The Sketch loop() architecture is most suited ot non-blocking statemachines. So given a serial port with a feasible chance of working and given it a sensible name, (e.g. TF01Port rather than the meaningless Serial1), then, you might implement a TFx acquisition function as a non-blocking (i.e. no delays or waiting) state-machine thus:

#include <stdint.h>
    
bool TFxAcquire( uint16_t& distance, 
                 uint16_t& strength, 
                 uint16_t& temperature )
{
    static const HDR = 0x59 ;
    static uint16_t d = 0u ;
    static uint16_t s = 0u ;
    static uint16_t t = 0u ;
    static uint8_t checksum = 0 ;    
    enum
    {
        WAIT_HDR1,
        WAIT_HDR2,
        WAIT_DIST_L,
        WAIT_DIST_H,
        WAIT_STREN_L,
        WAIT_STREN_H,
        WAIT_TEMP_L,
        WAIT_TEMP_H,
        WAIT_CHKSM
    } state = WAIT_HDR
        
    bool new_value = false ;
   
    int ch = TF01Port.read() ;
    if( ch > 0 )
    {   
        uint8_t rx = (uint8_t)ch ;
        checksum += rx ;

        switch( state )
        {
            case WAIT_HDR1 :
            {
                checksum = rx ;
                if( rx == HDR ) state++ ;
            }
            break ;

            case WAIT_HDR2 :
            {
                state = rx == HDR ? state + 1 : WAIT_HDR1 ;
            }
            break ;

            case WAIT_DIST_L :
            {
                d = rx ;
                state++ ;
            }
            break ;

            case WAIT_DIST_H :
            {
                d |= rx << 8 ;
                state++ ;
            }
            break ;

            case WAIT_STREN_L :
            {
                s = rx ;
                state++ ;
            }
            break ;

            case WAIT_STREN_H :
            {
                s |= rx << 8 ;
                state++ ;
            }
            break ;

            case WAIT_TEMP_L :
            {
                t = rx ;
                state++ ;            
            }
            break ;

            case WAIT_TEMP_H :
            {
                t |= rx << 8 ;
                state++ ;
            }
            break ;

            case WAIT_CHKSM :
            {
                if( rx = checksum )
                {
                    distance = d ;
                    strength = s ;
                    temperature = t ;
                    new_value = true ;
                }

                state = WAIT_HDR1 ;
            }
            break ;       
        }
    }
    
    return new_value ;
}

If you use the default Serial object for the LiDAR, I suggest you create an alias e.g.:

#define TF01Port Serial

but for a SoftwareSerial instance, simply give it a useful name in the first instance:

SoftwareSerial TF01Port(2, 3);

Then in loop() you would call that repeatedly. When the function returns true, the data has been updated.

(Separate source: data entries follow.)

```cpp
int gemm_pick_split(int M, int N, int K) {
  const int tiles = ((M + BM - 1) / BM) * ((N + BN - 1) / BN);
  int s = (512 + tiles - 1) / tiles;
  const int max_s = K / 128;
  if (s > max_s) s = max_s;
  if (s < 1) s = 1;
  return s;
}

void launch_gemm(const GemmDesc& g, hipStream_t st) {
  GemmParams p;
  p.A = g.A; p.B = g.B; p.C = g.C;
  p.M = g.M; p.N = g.N; p.K = g.K; p.lda = g.lda; p.ldb = g.ldb; p.ldc = g.ldc;
  p.a_map = g.a_map; p.a_shift = g.a_shift; p.a_rows = g.a_rows; p.c_map = g.c_map; p.bias = g.bias;
  p.split_k = g.split_k < 1 ? 1 : g.split_k;
  p.slabs = g.slabs;
  int kt = (g.K + BK - 1) / BK;
  int per = (kt + p.split_k - 1) / p.split_k;
  p.kchunk = per * BK;
  p.split_k = (kt + per - 1) / per;
  dim3 grid((g.N + BN - 1) / BN, (g.M + BM - 1) / BM, p.split_k), block(256);
  if (!g.a_col && !g.b_col) hipLaunchKernelGGL((gemm_kernel<false, false>), grid, block, 0, st, p);
  else if (g.a_col && !g.b_col) hipLaunchKernelGGL((gemm_kernel<true, false>), grid, block, 0, st, p);
  else if (!g.a_col && g.b_col) hipLaunchKernelGGL((gemm_kernel<false, true>), grid, block, 0, st, p);
  else hipLaunchKernelGGL((gemm_kernel<true, true>), grid, block, 0, st, p);
  if (p.split_k > 1) {
    int64_t n4 = (int64_t)g.M * g.N / 4;
    int blocks = (int)((n4 + 255) / 256);
    if (blocks > 2048) blocks = 2048;
    hipLaunchKernelGGL(gemm_reduce_kernel, dim3(blocks), dim3(256), 0, st, p);
  }
}

}
```

neuralasr_amd/csrc/gemm_tph.hip:

```cpp
#include "kernels.h"

#include <cstdlib>

namespace nasr {

namespace {

typedef _Float16 f16x8 __attribute__((ext_vector_type(8)));
typedef float f32x16 __attribute__((ext_vector_type(16)));
typedef __attribute__((address_space(3))) void* lds_ptr_t;
typedef const __attribute__((address_space(1))) void* gbl_ptr_t;

constexpr int HTB = 1024;
constexpr int TPH_LDS = 2 * 64 * HTB;

__device__ __attribute__((aligned(1024))) unsigned char g_tph_zero[HTB];

__device__ __forceinline__ int tph_slot(int r, int h) { return ((r << 1) | (h ^ ((r >> 3) & 1))) << 4; }

struct GemmTPHParams {
  const unsigned char* A;
  const unsigned char* B;
  float* C;
  int M, N;
  int nkbA, nkbB;
  int kbs;
  int ldc;
  int a_kb_shift;
  const float* bias;
  const float* a_inv;
  const float* b_inv;
  int split_k, kb_chunk;
  float* slabs;
  int nbatch;
  long long a_bstride, b_bstride, c_bstride, ainv_bstride, binv_bstride;
  int a_kb_shift1;
  int swz, gx, gy, gz, pr, pc, pz, sr, sc, sz;
  const int* c_map;
};

__device__ __forceinline__ void emit_h2(const float (&x)[8], float s, unsigned char* dst) {
  f16x8 p1, p2;
#pragma unroll
  for (int e = 0; e < 8; ++e) {
    const float v = x[e] * s;
    const _Float16 h1 = (_Float16)v;
    p1[e] = h1;
    p2[e] = (_Float16)(v - (float)h1);
  }
  *reinterpret_cast<f16x8*>(dst) = p1;
  *reinterpret_cast<f16x8*>(dst + HTB) = p2;
}

}

__global__ __launch_bounds__(256) void absmax_part_kernel(const float* __restrict__ src, int rows, int K, int ld,
                                                          float* __restrict__ rowpart, float* __restrict__ colpart) {
  __shared__ float rm[64][5], cm[4][64];
  const int t = threadIdx.x;
  const int r0 = blockIdx.y * 64, c0 = blockIdx.x * 64;
  const int cq = t & 15, rq = t >> 4;
  float cmax[4] = {0.f, 0.f, 0.f, 0.f};
#pragma unroll
  for (int i = 0; i < 4; ++i) {
    const int r = rq + 16 * i;
    float4 v = make_float4(0.f, 0.f, 0.f, 0.f);
// ... 360 lines not shown
#pragma unroll
        for (int j = 0; j < 2; ++j) acc[i][j] = chain3(acc[i][j], a[i], b[j]);
    }
  }

  const int li = lane & 31, lh = lane >> 5;
  const float* ainv = p.a_inv + (bz ? p.ainv_bstride : 0);
  const float* binv = p.b_inv + (bz ? p.binv_bstride : 0);
#pragma unroll
  for (int mi = 0; mi < TMW; ++mi)
#pragma unroll
    for (int ni = 0; ni < 2; ++ni) {
      const int col = n0 + wn * 64 + 32 * ni + li;
      if (col >= p.N) continue;
      const float bv = (p.bias && p.split_k == 1) ? p.bias[col] : 0.f;
      const float sb = binv[col];
#pragma unroll
      for (int r = 0; r < 16; ++r) {
        const int row = m0 + wm * (32 * TMW) + 32 * mi + (r & 3) + 8 * (r >> 2) + 4 * lh;
        if (row >= p.M) continue;
        const float v = acc[mi][ni][r] * (ainv[row] * sb);
        if (p.split_k > 1) {
          p.slabs[((size_t)bzz * p.M + row) * p.N + col] = v;
        } else {
          if constexpr (CMAP) {
            const int orow = p.c_map[row];
            if (orow >= 0) p.C[(size_t)bz * p.c_bstride + (size_t)orow * p.ldc + col] = v + bv;
          } else {
            p.C[(size_t)bz * p.c_bstride + (size_t)row * p.ldc + col] = v + bv;
          }
        }
      }
    }
}

constexpr int TPH_LDS_SIDE = 2 * 40 * HTB;

hipError_t gemm_tph_prepare() {
  hipError_t e = hipFuncSetAttribute(reinterpret_cast<const void*>(&gemm_tph_kernel<4, 2, 4>),
                                     hipFuncAttributeMaxDynamicSharedMemorySize, TPH_LDS);
  for (const void* f : {reinterpret_cast<const void*>(&gemm_tph_kernel<3, 2, 4>), reinterpret_cast<const void*>(&gemm_tph_kernel<4, 2, 4, true>),
                        reinterpret_cast<const void*>(&gemm_tph_kernel<3, 2, 4, true>)})
    if (e == hipSuccess) e = hipFuncSetAttribute(f, hipFuncAttributeMaxDynamicSharedMemorySize, TPH_LDS);
  if (e == hipSuccess)
    e = hipFuncSetAttribute(reinterpret_cast<const void*>(&gemm_tph_kernel<4, 1, 3>), hipFuncAttributeMaxDynamicSharedMemorySize,
                            TPH_LDS_SIDE);
  return e;
}

int gemm_tph_pick_split(int M, int N, int K, int nbatch) {
  const int tm = gemm_tp_tile_rows(M), tn = 256;
  const int tiles = ((M + tm - 1) / tm) * ((N + tn - 1) / tn) * (nbatch > 1 ? 2 : 1);
  const int kbs = (K + 15) / 16;
  const double kstep = 1.3e-6 * tm / 256.0;
  const double slab = (double)(nbatch > 1 ? 2 : 1) * M * N * 8.0 / 4e12 / kstep;
  int best = 1;
  double best_cost = 1e30;
  for (int s = 1; s <= 64; ++s) {
    if (s > 1 && kbs / s < 32) break;
    const int per = ((kbs + s - 1) / s + 1) & ~1;
    const int rounds = (tiles * s + 255) / 256;
    const double cost = (double)rounds * per + (s > 1 ? s * slab : 0.0);
    if (cost < best_cost - 1e-9) { best_cost = cost; best = s; }
  }
  return best;
}

void launch_gemm_tph(const GemmTPHDesc& g, hipStream_t st) {
  GemmTPHParams p;
  p.A = g.A; p.B = g.B; p.C = g.C; p.M = g.M; p.N = g.N;
  p.nkbA = g.nkbA; p.nkbB = g.nkbB; p.kbs = (g.K + 15) / 16; p.ldc = g.ldc;
  p.a_kb_shift = g.a_kshift / 16;
  p.bias = g.bias; p.a_inv = g.a_inv; p.b_inv = g.b_inv;
  int split = g.split_k < 1 ? 1 : g.split_k;
  const int per = ((p.kbs + split - 1) / split + 1) & ~1;
  p.kb_chunk = per;
  p.split_k = (p.kbs + per - 1) / per;
  p.slabs = g.slabs;
  const int tm = g.side ? 128 : g.tile_rows ? g.tile_rows : gemm_tp_tile_rows(g.M), tn = g.side ? 192 : 256;
  p.nbatch = g.nbatch > 1 ? 2 : 1;
  p.a_bstride = (long long)g.a_bstride; p.b_bstride = (long long)g.b_bstride; p.c_bstride = (long long)g.c_bstride;
  p.ainv_bstride = (long long)g.ainv_bstride; p.binv_bstride = (long long)g.binv_bstride;
  p.a_kb_shift1 = g.a_kshift1 / 16;
  dim3 grid((g.N + tn - 1) / tn, (g.M + tm - 1) / tm, p.split_k * p.nbatch);
  p.c_map = g.c_map;
  p.swz = 0;
  p.gx = (int)grid.x; p.gy = (int)grid.y; p.gz = (int)grid.z;
  p.pr = p.pc = p.pz = 1; p.sr = p.gy; p.sc = p.gx; p.sz = p.gz;
  {
    double best = 1e300;
    const long long total = (long long)p.gx * p.gy * p.gz;
    for (int pz = 1; pz <= 8; pz *= 2)
      for (int pr = 1; pr * pz <= 8; pr *= 2) {
        const int pc = 8 / (pz * pr);
        const int sr = (p.gy + pr - 1) / pr, sc = (p.gx + pc - 1) / pc, sz = (p.gz + pz - 1) / pz;
        const long long padded = 8LL * sr * sc * sz;
        if (padded * 8 > total * 9) continue;
        const double cost = (double)pc * g.M + (double)pr * g.N + 1e-3 * (padded - total);
        if (cost < best) { best = cost; p.swz = 1; p.pr = pr; p.pc = pc; p.pz = pz; p.sr = sr; p.sc = sc; p.sz = sz; }
      }
    if (p.swz) grid = dim3(8 * p.sr * p.sc * p.sz, 1, 1);
  }
  const bool scatter = g.c_map && p.split_k == 1 && !g.side;
  if (g.side) hipLaunchKernelGGL((gemm_tph_kernel<4, 1, 3>), grid, dim3(192), TPH_LDS_SIDE, st, p);
  else if (scatter && tm == 192) hipLaunchKernelGGL((gemm_tph_kernel<3, 2, 4, true>), grid, dim3(512), TPH_LDS, st, p);
  else if (scatter) hipLaunchKernelGGL((gemm_tph_kernel<4, 2, 4, true>), grid, dim3(512), TPH_LDS, st, p);
  else if (tm == 192) hipLaunchKernelGGL((gemm_tph_kernel<3, 2, 4>), grid, dim3(512), TPH_LDS, st, p);
  else hipLaunchKernelGGL((gemm_tph_kernel<4, 2, 4>), grid, dim3(512), TPH_LDS, st, p);
  if (p.split_k > 1) {
    if (g.c_map) launch_reduce_slabs_rows(g.slabs, p.split_k, g.M, g.N, g.ldc, g.c_map, g.C, st);
    else launch_reduce_slabs(g.slabs, p.split_k, (int64_t)p.nbatch * g.M * g.N, g.C, st);
  }
}

}
```

neuralasr_amd/csrc/kernels.h:

```cpp
#pragma once
#include <hip/hip_runtime.h>
#include <stdint.h>

namespace nasr {

const char* test_hook(const char* name);

struct GemmDesc {
  const float* A;
  const float* B;
  float* C;
  int M, N, K;
  int lda, ldb, ldc;
  bool a_col;
  bool b_col;
  const int* a_map;
  int a_shift;
  int a_rows;
  const int* c_map;
  const float* bias;
  int split_k;
  float* slabs;
};
void launch_gemm(const GemmDesc& g, hipStream_t st);
int gemm_pick_split(int M, int N, int K);
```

In the following example, loop() is also non-blocking, so the processor is available to do other work in real-time. By making the data static, the data once valid remains valid (TFxAcquire() does not modify the data unless it has an update). When the data is updated, it is timestamped so that the data report only shows new data or none at all.

void loop() 
{
    static const unsigned long UPDATE_MILLIS = 300u ;
    
    static unsigned long last_report_time = millis() ;
    static unsigned long acquisition_time = millis() ;
    static uint16_t distance, strength, temperature ;
    
    unsigned long now = millis() ;
    
    // If new data aquired...
    if( TFxAquire( distance, strength, temperature ) )
    {
        // ... timestamp it
        acquisition_time = now ;
    }
    
    // Determine age of current data
    unsigned long data_age = now - acquisition_time ;
    
    // If it is time to report, and data has been updated
    // since last report...
    if( now - last_report_time >= UPDATE_MILLIS && 
        data_age <= UPDATE_MILLIS )
    {
        // ... timestamp the report 
        last_report_time = now ;
        
        // ... print data here       
    }
    
    // Do other real-time stuff here
}

Note that I have not compiled, tested or debugged this code - it is informed by the TF02 documentation. Treat as illustrative of a design rather then necessarily working code.